As described above, according to the present invention, according to the continuous movement control method of the articulated robot, the deceleration data is compensated for the acceleration section, and the movement to the next target position (working point) is performed in the shortest time without passing through the intermediate route. Compensation has excellent effects such as reducing torque and reducing power consumption.

Claims (3)

A first step of inputting data on a target position to be moved by the robot, and generating position data to be moved by the robot for a unit time, and sending the position data as a speed command when the continuous movement operation generation mode is not turned on. A two-step and a third step of generating a movement data to the target position by compensating the deceleration data with the current speed command when the continuous movement operation execution mode is turned on and the robot is currently accelerating.

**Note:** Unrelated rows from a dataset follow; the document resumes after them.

@@ -1505,6 +1745,7 @@
     }
     DGROW(r.U, (size_t)mx_pb + 64);
     DGROW(r.status, (size_t)mx_blk);
+    if (dd_inflate_tok_bytes(1)) DGROW(r.tok, dd_inflate_tok_bytes(mx_blk));
     DGROW(r.ccnt, sizeof(uint32_t) * (size_t)mx_ch);
     DGROW(r.cbase, sizeof(uint32_t) * (size_t)mx_ch);
     DGROW(r.misc, 256);
diff --git a/grom_amd/csrc/inflate.h b/grom_amd/csrc/inflate.h
--- a/grom_amd/csrc/inflate.h
+++ b/grom_amd/csrc/inflate.h
@@ -150,7 +150,8 @@
     }
 }
 
-GI_FN uint32_t gi_bits(GiBits &b, int n) {
+template <class B>
+GI_FN uint32_t gi_bits(B &b, int n) {
     const uint32_t v = (uint32_t)(b.buf & ((n >= 32) ? 0xffffffffull : ((1ull << n) - 1)));
     b.buf >>= n;
     b.cnt -= n;
@@ -228,8 +229,8 @@
     return GI_OK;
 }
 
-template <int N>
-GI_FN int gi_index(const GiBits &b, const GiHuffT<N> &h, int &L) {
+template <int N, class B>
+GI_FN int gi_index(const B &b, const GiHuffT<N> &h, int &L) {
     const uint32_t rev = gi_rev15((uint32_t)b.buf);
     const uint32_t key = rev << 16 | 0xffffu;
     L = 1;
@@ -245,8 +246,8 @@
     return (int)(int16_t)(uint16_t)bs + (int)(rev >> (15 - L));
 }
 
-template <int LANES, int N, bool HI>
-GI_FN int gi_lookup(const GiBits &b, const GiHuffT<N> &h, const uint32_t *tab, int lane, int t0, int &L) {
+template <int LANES, int N, bool HI, class B>
+GI_FN int gi_lookup(const B &b, const GiHuffT<N> &h, const uint32_t *tab, int lane, int t0, int &L) {
     const int idx = gi_index<N>(b, h, L);
     if (idx < 0) return -1;
     int s = *gi_cell<LANES>((uint32_t *)tab, t0, idx, lane);
@@ -254,8 +255,8 @@
     return s;
 }
 
-template <int LANES, int N, bool HI>
-GI_FN int gi_decode(GiBits &b, const GiHuffT<N> &h, const uint32_t *tab, int lane, int t0) {
+template <int LANES, int N, bool HI, class B>
+GI_FN int gi_decode(B &b, const GiHuffT<N> &h, const uint32_t *tab, int lane, int t0) {
     int L;
     const int s = gi_lookup<LANES, N, HI>(b, h, tab, lane, t0, L);
     if (s < 0) return -1;
@@ -274,7 +275,8 @@
     else { extra = (d >> 1) - 1; base = ((2 + (d & 1)) << extra) + 1; }
 }
 
-GI_FN int gi_cl_item(GiBits &b, int s, int prev, int &val) {
+template <class B>
+GI_FN int gi_cl_item(B &b, int s, int prev, int &val) {
     if (s < 16) { val = s; return 1; }
     if (s == 16) { val = prev; return prev < 0 ? -1 : 3 + (int)gi_bits(b, 2); }
     val = 0;
@@ -329,6 +331,153 @@
 
 GI_FN int64_t gi_used(const GiBits &b) { return b.merged * 32 - b.sh0 - b.cnt; }
 
+#define GI_RING_WORDS 32
+#define GI_RING_NEED 4u
+#define GI_SERVICE_TRIPS 2u
+#define GI_T_RING GI_LANE_DWORDS
+#define GI_TOK_LANE_DWORDS (GI_LANE_DWORDS + GI_RING_WORDS)
+#define GI_TOK_LANE_BYTES (GI_TOK_LANE_DWORDS * 4)
+#if defined(__HIP_DEVICE_COMPILE__)
+#define GI_UNIFORM(x) ((uint32_t)__builtin_amdgcn_readfirstlane((int)(x)))
+#else
+#define GI_UNIFORM(x) (x)
+#endif
+
+template <int LANES>
+struct GiRing {
+    uint64_t buf;
+    int cnt;
+    int sh0;
+    int skip;
+    uint32_t *ring;
+    const uint32_t *base;
+    uint32_t lim;
+    uint32_t rd, wr, ld;
+    uint32_t s0, s1, s2, s3;
+};
+
+template <int LANES>
+GI_FN uint32_t gi_ring_word(const GiRing<LANES> &b, uint32_t i) {
+    if (4u * i + 4u <= b.lim) return gi_ldw(b.base + i);
+    uint32_t v = 0;
+    for (uint32_t t = 0; t < 4; t++)
+        if (4u * i + t < b.lim) v |= (uint32_t)((const uint8_t *)b.base)[4u * i + t] << (8u * t);
+    return v;
+}
+
+template <int LANES>
+GI_FN void gi_seek(GiRing<LANES> &b, const uint8_t *, int pos) {
+    const int abs = b.sh0 + pos;
+    b.rd = b.wr = b.ld = (uint32_t)(abs >> 5);
+    b.skip = abs & 31;
+    b.buf = 0;
+    b.cnt = 0;
+}
+
+template <int LANES>
+GI_FN void gi_ring_open(GiRing<LANES> &b, const uint8_t *in, uint32_t in_len, uint32_t in_room, uint32_t *tab,
+                        int lane) {
+    const int mis = (int)((uintptr_t)in & 3);
+    b.sh0 = mis * 8;
+    b.ring = tab + GI_T_RING * LANES + lane;
+    b.base = (const uint32_t *)(in - mis);
+    const uint32_t past = in_room <= in_len ? 0u : (in_room - in_len < 8u ? in_room - in_len : 8u);
+    b.lim = (uint32_t)mis + in_len + past;
+    b.s0 = b.s1 = b.s2 = b.s3 = 0;
+    gi_seek(b, in, 0);
+}
+
+template <int LANES>
+GI_FN void gi_service(GiRing<LANES> &b) {
+    if (b.ld != b.wr && b.wr - b.rd + 4u <= GI_RING_WORDS) {
+        uint32_t w0 = b.s0, w1 = b.s1, w2 = b.s2, w3 = b.s3;
+        if (4u * b.wr + 16u > b.lim) {
+            w0 = w1 = w2 = w3 = 0;
+            if (4u * b.wr < b.lim) {
+                w0 = gi_ring_word(b, b.wr);
+                w1 = gi_ring_word(b, b.wr + 1);
+                w2 = gi_ring_word(b, b.wr + 2);
+                w3 = gi_ring_word(b, b.wr + 3);
+            }
+        }
+        b.ring[((b.wr + 0u) & (GI_RING_WORDS - 1)) * LANES] = w0;
+        b.ring[((b.wr + 1u) & (GI_RING_WORDS - 1)) * LANES] = w1;
+        b.ring[((b.wr + 2u) & (GI_RING_WORDS - 1)) * LANES] = w2;
+        b.ring[((b.wr + 3u) & (GI_RING_WORDS - 1)) * LANES] = w3;
+        b.wr += 4;
+    }
+    if (b.ld == b.wr) {
+        if (4u * b.ld + 16u <= b.lim) {
+#if defined(__HIP_DEVICE_COMPILE__)
+            typedef uint32_t gi_q4 __attribute__((ext_vector_type(4), aligned(4)));
+            const gi_q4 v = *(const gi_q4 *)(b.base + b.ld);
+            b.s0 = v.x;
+            b.s1 = v.y;
+            b.s2 = v.z;
+            b.s3 = v.w;
+#else
+            b.s0 = gi_ldw(b.base + b.ld);
+            b.s1 = gi_ldw(b.base + b.ld + 1);
+            b.s2 = gi_ldw(b.base + b.ld + 2);
+            b.s3 = gi_ldw(b.base + b.ld + 3);
+#endif
+        }
+        b.ld += 4;
+    }
+}
+
+template <int LANES>
+GI_FN void gi_refill(GiRing<LANES> &b) {
+    if (b.cnt < 32) {
+        b.buf |= (uint64_t)b.ring[(b.rd & (GI_RING_WORDS - 1)) * LANES] << b.cnt;
+        b.rd++;
+        b.cnt += 32;
+    }
+}
+
+template <int LANES>
+GI_FN void gi_ring_prime(GiRing<LANES> &b) {
+    b.buf = (uint64_t)(b.ring[(b.rd & (GI_RING_WORDS - 1)) * LANES] >> b.skip);
+    b.cnt = 32 - b.skip;
+    b.rd++;
+    b.skip = -1;
+    gi_refill(b);
+}
+
+template <int LANES>
+GI_FN int64_t gi_used(const GiRing<LANES> &b) {
+    return (int64_t)b.rd * 32 - b.sh0 - b.cnt + (b.skip > 0 ? b.skip : 0);
+}
+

Robot continuous motion control method. 2. The articulated robot according to claim 1, wherein in the second step, when the continuous movement operation generation mode is turned on and the robot is currently decelerating, the joint robot determines whether to generate movement data to a target position after storing the deceleration data. Continuous movement control method. The method of claim 1, wherein in the third step, if the continuous movement operation execution mode is not turned on and the robot is not currently accelerating, the movement data to the target position is directly generated without compensating the deceleration data for the current speed command. Continuous movement control method of the articulated robot, characterized in that for determining the.